Collected data
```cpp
template <int EPI>
__global__ __launch_bounds__(512, 1) void ds_gemm_f16x2_ph_kernel(const GemmParams p) {
    extern __shared__ __attribute__((aligned(16))) unsigned char smem_raw[];
    constexpr bool NB16 = true;
    constexpr int BN = PS_BN, HLD = PS_HLD;
    constexpr int APL = PH_AROWS * HLD, BPL = BN * HLD, STAGE = 2 * (APL + BPL);
    _Float16* smem = (_Float16*)smem_raw;
    const int tid = threadIdx.x, lane = tid & 63, wave = tid >> 6, l31 = lane & 31, hh = lane >> 5;
    const int wr = wave >> 2, wc = wave & 3;
    const int L = p.rows_per_sample;
    const int tiles_n = p.N / BN, nblk = gridDim.x;
    int bid = blockIdx.x;
    {
        const int xcd = bid & 7, idx = bid >> 3, q = nblk >> 3, r = nblk & 7;
        bid = (xcd < r ? xcd * (q + 1) : r * (q + 1) + (xcd - r) * q) + idx;
    }
    int th_, tn_;
    {
        const int tiles_m = 2 * (p.M / L);
        const int per = PS_GM * tiles_n, grp = bid / per, first = grp * PS_GM;
        const int gsz = tiles_m - first < PS_GM ? tiles_m - first : PS_GM;
        const int in = bid - grp * per;
        th_ = first + in % gsz;
        tn_ = in / gsz;
    }
    const int tm_ = th_ >> 1;
    const bool hasE = (th_ & 1) == 0;
// ... 135 lines not shown
        else { PH_QUAD(1); if (hasE) PH_EXTRA16(); }                                                 \
        __builtin_amdgcn_s_setprio(0);                                                               \
        PS_BAR();                                                                                    \
    } while (0)
    unsigned long long curA[2] = {srcA[0] + 2048, srcA[1] + 2048}, curE = srcE + 2048;
    unsigned long long curB[2][2] = {{srcB[0][0] + 2048, srcB[0][1] + 2048}, {srcB[1][0] + 2048, srcB[1][1] + 2048}};
    const unsigned lds0 = __builtin_amdgcn_readfirstlane((unsigned)(size_t)(__attribute__((address_space(3))) unsigned char*)smem_raw);
    const unsigned absA[2] = {lds0 + offA[0], lds0 + offA[1]}, absE = lds0 + offE;
    const unsigned absB[2][2] = {{lds0 + offB[0][0], lds0 + offB[0][1]}, {lds0 + offB[1][0], lds0 + offB[1][1]}};
#define PH_ISSUE_LOOP(half_, st_)                                                                    \
    do {                                                                                             \
        if ((half_) == 0) {                                                                          \
            PS_DMA_ASM(curA[0], absA[0], (st_) * (STAGE * 2)); PS_DMA_ASM(curA[1], absA[1], (st_) * (STAGE * 2)); \
            PS_DMA_ASM(curB[0][0], absB[0][0], (st_) * (STAGE * 2)); PS_DMA_ASM(curB[0][1], absB[0][1], (st_) * (STAGE * 2)); \
        } else {                                                                                     \
            PS_DMA_ASM(curB[1][0], absB[1][0], (st_) * (STAGE * 2)); PS_DMA_ASM(curB[1][1], absB[1][1], (st_) * (STAGE * 2)); \
            PS_DMA_ASM(curE, absE, (st_) * (STAGE * 2));                                             \
        }                                                                                            \
    } while (0)
    PH_ISSUE(0, 0, 0); PH_ISSUE(0, 1, 0);
    if (nk > 1) { PH_ISSUE(1, 0, 1); PH_ISSUE(1, 1, 1); asm volatile("s_waitcnt vmcnt(10)" ::: "memory"); }
    else asm volatile("s_waitcnt vmcnt(0)" ::: "memory");
    PS_BAR();
    if (wr == 1) PS_BAR();
    for (int t = 0; t < nk; t += 3) {
        { const int tt = t; PH_PHASE(0, 0); PH_PHASE(1, 0); }
        if (t + 1 < nk) { const int tt = t + 1; PH_PHASE(0, 1); PH_PHASE(1, 1); }
        if (t + 2 < nk) { const int tt = t + 2; PH_PHASE(0, 2); PH_PHASE(1, 2); }
    }
    if (wr == 0) PS_BAR();
    asm volatile("s_waitcnt vmcnt(0)" ::: "memory");
    constexpr int WROW = 64, EROW0 = 128;
    constexpr bool HALF_TILE = true;
#include "gemm_f16x2_ps_epilogue.inc"
}

static bool ps_serves(const GemmParams& p, bool half) {
    const int L = p.rows_per_sample;
    if (!p.a_split || L <= 0 || L > PS_BM - 15 || L <= 240 || p.M % L != 0) return false;
    if (half && L != PS_BM - 16) return false;
    if (p.N % PS_BN != 0 || p.K % 64 != 0 || p.lda != p.K || p.ldw != p.K) return false;
    if (((uintptr_t)p.bias & 15) != 0) return false;
    if (p.store == DS_STORE_ROW && !p.c_split) {
        if (((p.N | p.ldc | p.ldr) & 3) != 0 || (((uintptr_t)p.C | (uintptr_t)p.R) & 15) != 0) return false;
    } else if (p.store == DS_STORE_ROW) {
        if (p.R) return false;
    } else if (p.store == DS_STORE_ATTN) {
        if (p.row_off != 0 || p.attn_heads * 64 % PS_BN != 0) return false;
    } else {
        return false;
    }
    return true;
}

int ds_gemm_f16x2_ps_choice(long B, long N, bool half_ok) {
    const long tf = B * (N / PS_BN), th = 2 * tf;
    const double ef = (double)tf / (double)(((tf + 255) / 256) * 256);
    const double eh = half_ok ? 0.92 * (double)th / (double)(((th + 255) / 256) * 256) : 0.0;
    if (ef < 0.65 && eh < 0.65) return 0;
    return ef >= eh ? 1 : 2;
}

bool ds_gemm_f16x2_ps_applies(const GemmParams& p, bool need_full_grid) {
    if (!ps_serves(p, false)) return false;
    return !need_full_grid || ds_gemm_f16x2_ps_choice(p.M / p.rows_per_sample, p.N, false) == 1;
}
bool ds_gemm_f16x2_ph_applies(const GemmParams& p) { return ps_serves(p, true); }
int ds_gemm_f16x2_ps_pick(const GemmParams& p) {
    if (!ps_serves(p, false)) return 0;
    return ds_gemm_f16x2_ps_choice(p.M / p.rows_per_sample, p.N, ps_serves(p, true));
}

template <int EPI, bool NB16>
static int launch_ps(const GemmParams& p, hipStream_t s) {
    static DsOnce attr_set;
    if (attr_set.need()) {
        hipError_t e = hipFuncSetAttribute((const void*)ds_gemm_f16x2_ps_kernel<EPI, NB16>,
                                           hipFuncAttributeMaxDynamicSharedMemorySize, PS_LDS_BYTES);
        if (e != hipSuccess) {
            ds_set_error("gemm_f16x2_ps: hipFuncSetAttribute: %s", hipGetErrorString(e));
            return -2;
        }
        attr_set.done();
    }
    const int tiles = (p.M / p.rows_per_sample) * (p.N / PS_BN);
    hipLaunchKernelGGL((ds_gemm_f16x2_ps_kernel<EPI, NB16>), dim3(tiles), dim3(512), PS_LDS_BYTES, s, p);
    DS_CHECK_LAUNCH();
    return 0;
}

int ds_launch_gemm_f16x2_ps(const GemmParams& p, hipStream_t s) {
    const bool nb16 = p.rows_per_sample == PS_BM - 16;
    if (p.store == DS_STORE_ATTN) return nb16 ? launch_ps<PS_EPI_ATTN, true>(p, s) : launch_ps<PS_EPI_ATTN, false>(p, s);
    if (p.c_split) return nb16 ? launch_ps<PS_EPI_SPLIT, true>(p, s) : launch_ps<PS_EPI_SPLIT, false>(p, s);
    return nb16 ? launch_ps<PS_EPI_ROW, true>(p, s) : launch_ps<PS_EPI_ROW, false>(p, s);
}

template <int EPI>
static int launch_ph(const GemmParams& p, hipStream_t s) {
    static DsOnce attr_set;
    if (attr_set.need()) {
        hipError_t e = hipFuncSetAttribute((const void*)ds_gemm_f16x2_ph_kernel<EPI>,
                                           hipFuncAttributeMaxDynamicSharedMemorySize, PH_LDS_BYTES);
        if (e != hipSuccess) {
            ds_set_error("gemm_f16x2_ph: hipFuncSetAttribute: %s", hipGetErrorString(e));
            return -2;
        }
        attr_set.done();
    }
    const int tiles = 2 * (p.M / p.rows_per_sample) * (p.N / PS_BN);
    hipLaunchKernelGGL((ds_gemm_f16x2_ph_kernel<EPI>), dim3(tiles), dim3(512), PH_LDS_BYTES, s, p);
    DS_CHECK_LAUNCH();
    return 0;
}

int ds_launch_gemm_f16x2_ph(const GemmParams& p, hipStream_t s) {
    if (p.store == DS_STORE_ATTN) return launch_ph<PS_EPI_ATTN>(p, s);
    if (p.c_split) return launch_ph<PS_EPI_SPLIT>(p, s);
    return launch_ph<PS_EPI_ROW>(p, s);
// ... 2 lines not shown
```

text-to-sound-synthesis_amd/csrc/gemm_f16x2_ps_epilogue.inc:

```
    int tid_e = tid;
    asm volatile("" : "+v"(tid_e));
    const int l31e = tid_e & 31, hhe = (tid_e >> 5) & 1, wre = tid_e >> 8, wce = (tid_e >> 6) & 3;
    const int off = row_lo - m0;
    int vhi = off + tile_rows;
    if (vhi > p.M - m0) vhi = p.M - m0;
    const float osc = p.out_scale;
    constexpr bool ALLV = NB16;
    const int qe = (tid_e >> 4) & 3, ne = tid_e & 15;
    const int cb0 = (wce * 2 + 0) * 32, cb1 = (wce * 2 + 1) * 32, cb9 = (wce * 2 + wre) * 32;
    const int cq = 4 * hhe, cq9 = NB16 ? 4 * PS_SIG(qe) : cq;
    const int r9 = NB16 ? 4 * PS_SIG(ne >> 2) + (ne & 3) : l31e;
    const bool hasb = p.bias != nullptr;
    const float* bsrc = (hasb ? p.bias : (const float*)p.W) + n0;
#define PS_BIAS4(col_) (hasb ? *(const f32x4*)(bsrc + (col_)) : f32x4{0.f, 0.f, 0.f, 0.f})
#define PS_BIAS1(col_) (hasb ? bsrc[col_] : 0.f)
#define PS_FIN(x_, b_, GELU, t_)                                                                     \
    do {                                                                                             \
        t_ = (x_) * osc + (b_);                                                                      \
        if (GELU) t_ = ds_gelu2_fast(t_);                                                            \
    } while (0)
    constexpr int ELD = BN + 4, EBUF = 64 * ELD;
#define PS_TROW(S, rs_) ((S) < 4 ? ((rs_) >> 5) * WROW + (S) * 32 + ((rs_) & 31) : EROW0 + (rs_))
#define PS_STEP_QUADS(S, STORE4)                                                                     \
    do {                                                                                             \
// ... 275 lines not shown
                        PS_VT_UNIT(g, r0, cl, bvt[3], x);                                    \
                        u32x4 vh, vl;                                                                \
                        PS_UNZIP(x, vh, vl);                                                         \
                        *(u32x4*)dst = vh;                                                           \
                        *(u32x4*)(dst + pln) = vl;                                                   \
                    } else {                                                                         \
                        _Pragma("unroll") for (int e = 0; e < 8; ++e)                                \
                            if (r0 + e >= lo - G0 && r0 + e < hi - G0) {                             \
                                float t1;                                                            \
                                if (gelu) PS_FIN(PS_VT_W(g, r0 + e, cl), bvt[3], true, t1);   \
                                else PS_FIN(PS_VT_W(g, r0 + e, cl), bvt[3], false, t1);       \
                                const unsigned x1 = ds_split_pack(t1);                               \
                                dst[e] = __builtin_bit_cast(_Float16, (unsigned short)(x1 & 0xffffu)); \
                                dst[pln + e] = __builtin_bit_cast(_Float16, (unsigned short)(x1 >> 16)); \
                            }                                                                        \
                    }                                                                                \
                }                                                                                    \
            }                                                                                        \
        }                                                                                            \
    } while (0)
        if (EPI == PS_EPI_ATTN && which == 2) {
            const float bvt[4] = {PS_BIAS1(tid_e >> 2), PS_BIAS1((tid_e >> 2) + 128), PS_BIAS1(tid_e >> 1),
                                  PS_BIAS1(tid_e & (BN - 1))};
            if constexpr (!HALF_TILE) {
                PS_VT_STEP(0); PS_VT_STEP(1); PS_VT_STEP(2); PS_VT_STEP(3); PS_VT_STEP(4);
            } else {
                PS_VT_STEP(0); PS_VT_STEP(1);
                if (hasE) PS_VT_STEP(4);
            }
        } else {
            constexpr bool DIRECT = EPI == PS_EPI_SPLIT ? PS_DIRECT_SPLIT : PS_DIRECT_QK;
            if constexpr (DIRECT) {
                PS_DIRECT_BIAS();
                if constexpr (!HALF_TILE) {
                    PS_DIRECT_STEP(0); PS_DIRECT_STEP(1); PS_DIRECT_STEP(2); PS_DIRECT_STEP(3); PS_DIRECT_STEP(4);
                } else {
                    PS_DIRECT_STEP(0); PS_DIRECT_STEP(1);
                    if (hasE) PS_DIRECT_STEP(4);
                }
            } else {
                float bias8[8];
                *(f32x4*)bias8 = PS_BIAS4((tid_e & 31) * 8);
                *(f32x4*)(bias8 + 4) = PS_BIAS4((tid_e & 31) * 8 + 4);
                if constexpr (!HALF_TILE) {
                    PS_SPLIT_STEP(0); PS_SPLIT_STEP(1); PS_SPLIT_STEP(2); PS_SPLIT_STEP(3); PS_SPLIT_STEP(4);
                } else {
                    PS_SPLIT_STEP(0); PS_SPLIT_STEP(1);
                    if (hasE) PS_SPLIT_STEP(4);
                }
            }
        }
    }
#undef PS_TROW
#undef PS_STEP_QUADS
#undef PS_BIAS4
#undef PS_BIAS1
#undef PS_FIN
#undef PS_ST_RAW
#undef PS_FIN_SPLIT8
#undef PS_VT_UNIT
#undef PS_DIRECT_BIAS
#undef PS_ROW_STEP
#undef PS_ROW_ALL
#undef PS_ROW_STAGE
#undef PS_ROW_STORE
#undef PS_ROW_LOAD
// ... 15 lines not shown
```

**Exercise objective**
The response must contain each line above that holds the string "hasb".

**Finished task**
    const bool hasb = p.bias != nullptr;
    const float* bsrc = (hasb ? p.bias : (const float*)p.W) + n0;
#define PS_BIAS4(col_) (hasb ? *(const f32x4*)(bsrc + (col_)) : f32x4{0.f, 0.f, 0.f, 0.f})
#define PS_BIAS1(col_) (hasb ? bsrc[col_] : 0.f)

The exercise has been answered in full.